One of the more celebrated documentaries of the past year was Lauren Greenfield's "THE QUEEN OF VERSAILLES", the story of mega-wealthy timeshare magnate David Siegel and his wife Jackie, and their dream of building the United States' largest home in Orlando, FL - right as the recession and real estate crisis of 2008-09 hits and their fortune starts to dwindle away. The Siegels granted Greenfield and her crew first-row access to their lives, which they reportedly regretted once the film had wrapped. It's likely that they'd have felt differently if the riches-to-rags story had been a little more riches-to-more-riches, which is where things were headed until people all of a sudden stopped buying shares in their luxe/trash Westgate properties.

The film is really about Jackie Siegel, though - the middle-class beauty queen who married up (to say the least) and is now running a house with multiple kids and pets in the midst of astronomical wealth. Never did I get the sense that Ms. Siegel was unsympathetic, despite her plastic body and shabby-Florida trash sense of style. In fact, she's highly likeable - a snarky, funny woman who knows very well that she hit the jackpot, even as she makes it very obvious that she's accepted her lot as trophy wife for her jackass of a husband. She's ready to "downsize", if that's what it takes, and will move from a 90,000-sq.-foot home to something more along the lines of 10,000 if she has to.

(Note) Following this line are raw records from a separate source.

template <int LW, int RPW, bool PREDICT>
__global__ __launch_bounds__(kBlock) void k_pbm_kstat(Geom g, const uint8_t* __restrict__ raster, uint64_t stride,
                                                      uint64_t* __restrict__ dst, int store_r,
                                                      uint32_t* __restrict__ sones, int4* __restrict__ krec,
                                                      uint32_t* __restrict__ kpos, uint32_t* __restrict__ zero) {
  static_assert(LW % 2 == 0, "a lane stores 16-byte word pairs");
  if (blockIdx.x == 0 && threadIdx.x < kZeroWords) zero[threadIdx.x] = 0;
  const int lane = lane_id();
  const uint32_t wpp = (g.rows + RPW - 1) / RPW;
  const uint64_t gw = (uint64_t)xcd_remap(blockIdx.x, gridDim.x) * kWaves + wave_id();
  if (gw >= (uint64_t)wpp * g.nplanes) return;
  const uint32_t plane = (uint32_t)(gw / wpp), r0 = (uint32_t)(gw % wpp) * RPW;
  const uint32_t nb = (g.cols + 7) / 8;
  const uint8_t* fp = raster + (uint64_t)plane * stride;
  const uint64_t fb = reinterpret_cast<uint64_t>(fp);
  const uint64_t lastc = (fb + (uint64_t)g.rows * nb - 1) & ~7ull;
  const uint32_t w0 = LW * lane;
  auto load = [&](uint32_t row, uint64_t (&v)[LW]) {
    const uint64_t a = fb + (uint64_t)row * nb + 8ull * w0;
    const uint32_t sh = 8 * (uint32_t)__builtin_amdgcn_readfirstlane((int)((fb + (uint64_t)row * nb) & 7));
    const uint64_t ca = a & ~7ull;
    uint64_t c[LW + 1];
#pragma unroll
    for (int j = 0; j <= LW; ++j) {
      const bool need = w0 + (j ? j - 1 : 0) < g.used && (j < LW || sh) && ca + 8 * j <= lastc;
      c[j] = need ? *reinterpret_cast<const uint64_t*>(fp + (int64_t)(ca + 8 * j - fb)) : 0ull;
    }
#pragma unroll
    for (int i = 0; i < LW; ++i) {
      const uint32_t w = w0 + i;
      const uint64_t x = bswap64(sh ? (c[i] >> sh) | (c[i + 1] << (64 - sh)) : c[i]);
      v[i] = w < g.used ? (w == g.used - 1 ? x & g.trail : x) : 0;
    }
  };
  uint64_t up[LW], cur[LW];
#pragma unroll
  for (int i = 0; i < LW; ++i) up[i] = 0;
  if (PREDICT && r0) load(r0 - 1, up);
  load(r0, cur);
  const uint32_t nr = min((uint32_t)RPW, g.rows - r0);
  uint64_t* out = dst + (uint64_t)plane * g.plane_words;
  for (uint32_t r = 0; r < nr; ++r) {
    const uint32_t row = r0 + r;
    uint64_t nxt[LW];
    if (r + 1 < nr) load(row + 1, nxt);
    LaneK k;
    uint64_t D[LW], R[LW];
#pragma unroll
    for (int i = 0; i < LW; ++i) D[i] = PREDICT ? cur[i] ^ up[i] : cur[i];
    const uint64_t dl = wave_shr1_u64(D[LW - 1]);
#pragma unroll
    for (int i = 0; i < LW; ++i) {
      const uint32_t w = w0 + i;
      R[i] = D[i];
      if constexpr (PREDICT) {
        R[i] = D[i] ^ ((D[i] >> 1) | ((i ? D[i - 1] : dl) << 63));
        if (row == 0 && w == 0) R[i] &= ~BIC_MSB;
      }
      R[i] = w < g.used ? (w == g.used - 1 ? R[i] & g.trail : R[i]) : 0;
      lanek_word(k, R[i], (int32_t)(w * 64));
      up[i] = cur[i];
    }
    const uint64_t id = (uint64_t)plane * g.rows + row;
    lanek_store(k, krec + id, kpos + id, sones + id);
    uint64_t* orow = out + (uint64_t)row * g.wpr;
#pragma unroll
    for (int i = 0; i < LW; i += 2)
      if (w0 + i < g.wpr)
        *reinterpret_cast<ulonglong2*>(orow + w0 + i) =
            store_r ? make_ulonglong2(R[i], R[i + 1]) : make_ulonglong2(cur[i], cur[i + 1]);
    for (uint32_t w = 64 * LW + 2 * lane; w < g.wpr; w += 128)
      *reinterpret_cast<ulonglong2*>(orow + w) = make_ulonglong2(0, 0);
#pragma unroll
    for (int i = 0; i < LW; ++i) cur[i] = nxt[i];
  }
}

void launch_pbm_rows(hipStream_t s, const uint8_t* raster, uint64_t stride, const Geom& g, int predict, uint64_t* dst,
                     bool store_resid, uint32_t* sones, int4* krec, uint32_t* kpos, uint32_t* zero) {
  constexpr int RPW = 8;
  const uint32_t wpp = (g.rows + RPW - 1) / RPW;
  const uint32_t grid = (uint32_t)(((uint64_t)wpp * g.nplanes + kWaves - 1) / kWaves);
  const int sr = store_resid && predict ? 1 : 0;
#define BIC_PKS(LW, P) k_pbm_kstat<LW, RPW, P><<<grid, kBlock, 0, s>>>(g, raster, stride, dst, sr, sones, krec, kpos, zero)
  if (g.used <= 128) { if (predict) BIC_PKS(2, true); else BIC_PKS(2, false); }
  else { if (predict) BIC_PKS(4, true); else BIC_PKS(4, false); }
#undef BIC_PKS
}

#ifndef BIC_GRAY_ROWS
#define BIC_GRAY_ROWS 4
#endif
#ifndef BIC_GRAY_ROWS_BM
#define BIC_GRAY_ROWS_BM 1
#endif
constexpr int kGrayRowsP = BIC_GRAY_ROWS, kGrayRowsBM = BIC_GRAY_ROWS_BM;
uint32_t gray_strips(const Geom& g) { return (g.used + 63) / 64; }

__device__ __forceinline__ void perm_t4(uint32_t w0, uint32_t w1, uint32_t w2, uint32_t w3, uint32_t (&out)[4]) {
  const uint32_t a01 = __builtin_amdgcn_perm(w0, w1, 0x04000501u), b01 = __builtin_amdgcn_perm(w0, w1, 0x06020703u);
  const uint32_t a23 = __builtin_amdgcn_perm(w2, w3, 0x04000501u), b23 = __builtin_amdgcn_perm(w2, w3, 0x06020703u);
  out[0] = __builtin_amdgcn_perm(a01, a23, 0x07060302u);
  out[1] = __builtin_amdgcn_perm(a01, a23, 0x05040100u);
  out[2] = __builtin_amdgcn_perm(b01, b23, 0x07060302u);
  out[3] = __builtin_amdgcn_perm(b01, b23, 0x05040100u);
}

__device__ __forceinline__ uint64_t transpose8x8_bs(uint32_t x0, uint32_t x1) {
  uint32_t hi = __builtin_bswap32(x0), lo = __builtin_bswap32(x1);
  uint32_t t;
  t = __builtin_amdgcn_bitop3_b32(lo, lo >> 7, 0x00AA00AAu, 0x28);
  lo = __builtin_amdgcn_bitop3_b32(lo, t, t << 7, 0x96);
  t = __builtin_amdgcn_bitop3_b32(hi, hi >> 7, 0x00AA00AAu, 0x28);
  hi = __builtin_amdgcn_bitop3_b32(hi, t, t << 7, 0x96);
  t = __builtin_amdgcn_bitop3_b32(lo, lo >> 14, 0x0000CCCCu, 0x28);
  lo = __builtin_amdgcn_bitop3_b32(lo, t, t << 14, 0x96);
  t = __builtin_amdgcn_bitop3_b32(hi, hi >> 14, 0x0000CCCCu, 0x28);
  hi = __builtin_amdgcn_bitop3_b32(hi, t, t << 14, 0x96);
  t = __builtin_amdgcn_bitop3_b32(lo, hi << 4, 0xF0F0F0F0u, 0x28);
  lo ^= t;
  hi ^= t >> 4;
  return ((uint64_t)hi << 32) | lo;
}

template <bool FULL = false>
__device__ __forceinline__ void gray_to_planes(const uint4 (&v)[4], uint64_t (&pw)[8], uint64_t mask) {
  uint64_t T[8];
#pragma unroll
  for (int i = 0; i < 4; ++i) {
    T[2 * i] = transpose8x8_bs(v[i].x, v[i].y);
    T[2 * i + 1] = transpose8x8_bs(v[i].z, v[i].w);
  }
  uint32_t XL[4], YL[4], XH[4], YH[4];
  perm_t4((uint32_t)T[0], (uint32_t)T[1], (uint32_t)T[2], (uint32_t)T[3], XL);
  perm_t4((uint32_t)T[4], (uint32_t)T[5], (uint32_t)T[6], (uint32_t)T[7], YL);
  perm_t4((uint32_t)(T[0] >> 32), (uint32_t)(T[1] >> 32), (uint32_t)(T[2] >> 32), (uint32_t)(T[3] >> 32), XH);
  perm_t4((uint32_t)(T[4] >> 32), (uint32_t)(T[5] >> 32), (uint32_t)(T[6] >> 32), (uint32_t)(T[7] >> 32), YH);
#pragma unroll
  for (int b = 0; b < 4; ++b) {
    pw[b] = ((uint64_t)XL[b] << 32) | YL[b];
    pw[4 + b] = ((uint64_t)XH[b] << 32) | YH[b];
    if constexpr (!FULL) {
      pw[b] &= mask;
      pw[4 + b] &= mask;
    }
  }
}

#ifndef BIC_GRAY_PREFETCH
#define BIC_GRAY_PREFETCH 1
#endif
constexpr bool kGrayPrefetch = BIC_GRAY_PREFETCH != 0;
#ifndef BIC_GRAY_BYTEMED
#define BIC_GRAY_BYTEMED 1
#endif
constexpr bool kGrayByteMed = BIC_GRAY_BYTEMED != 0;
template <bool PREDICT, bool STORE_R>
constexpr int gray_rows_per_wave() { return kGrayByteMed && PREDICT && STORE_R ? kGrayRowsBM : kGrayRowsP; }
__device__ __forceinline__ void load64_mis(const uint8_t* src, uint4 (&v)[4]) {
  const uintptr_t a = reinterpret_cast<uintptr_t>(src);
  const uint32_t mis = (uint32_t)(a & 15), bs = mis & 3, dq = mis >> 2;
  const uint4* b = reinterpret_cast<const uint4*>(src - mis);
  uint32_t in[20];
#pragma unroll
  for (int q = 0; q < 4; ++q) {
    const uint4 x = b[q];
    in[4 * q] = x.x;
    in[4 * q + 1] = x.y;
    in[4 * q + 2] = x.z;
    in[4 * q + 3] = x.w;
  }
  const uint4 x4 = mis ? b[4] : make_uint4(0, 0, 0, 0);
  in[16] = x4.x;
  in[17] = x4.y;
  in[18] = x4.z;
  in[19] = x4.w;
#define BIC_MIS_CASE(DQ)                                                                                    \
  case DQ:                                                                                                  \
    _Pragma("unroll") for (int q = 0; q < 4; ++q) v[q] =                                                    \
        make_uint4(__builtin_amdgcn_alignbyte(in[4 * q + DQ + 1], in[4 * q + DQ], bs),                     \
                   __builtin_amdgcn_alignbyte(in[4 * q + DQ + 2], in[4 * q + DQ + 1], bs),                 \
                   __builtin_amdgcn_alignbyte(in[4 * q + DQ + 3], in[4 * q + DQ + 2], bs),                 \
                   __builtin_amdgcn_alignbyte(in[4 * q + DQ + 4], in[4 * q + DQ + 3], bs));                \
    break;
  switch (dq) {
    BIC_MIS_CASE(0)
    BIC_MIS_CASE(1)
    BIC_MIS_CASE(2)
    default: BIC_MIS_CASE(3)
  }
#undef BIC_MIS_CASE
}

__device__ __forceinline__ void gray4(uint4 (&v)[4]) {
#pragma unroll
  for (int q = 0; q < 4; ++q)
    v[q] = make_uint4(v[q].x ^ ((v[q].x >> 1) & 0x7f7f7f7fu), v[q].y ^ ((v[q].y >> 1) & 0x7f7f7f7fu),
                      v[q].z ^ ((v[q].z >> 1) & 0x7f7f7f7fu), v[q].w ^ ((v[q].w >> 1) & 0x7f7f7f7fu));
}

struct Raw16 {
  uint4 cur[8], up[8];
};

The house, an utter monstrosity modeled after the Palace of Versailles, is never finished. It looms over the entire movie, and at the end, the Siegels are trying to hang onto it for dear life or at least sell it for something close to what they've invested in it. No takers. Through the turmoil and the worry we follow Jackie around, as she goes shopping, visits her family back east, helps her kids navigate their daily travails, and picks up dog crap in the house.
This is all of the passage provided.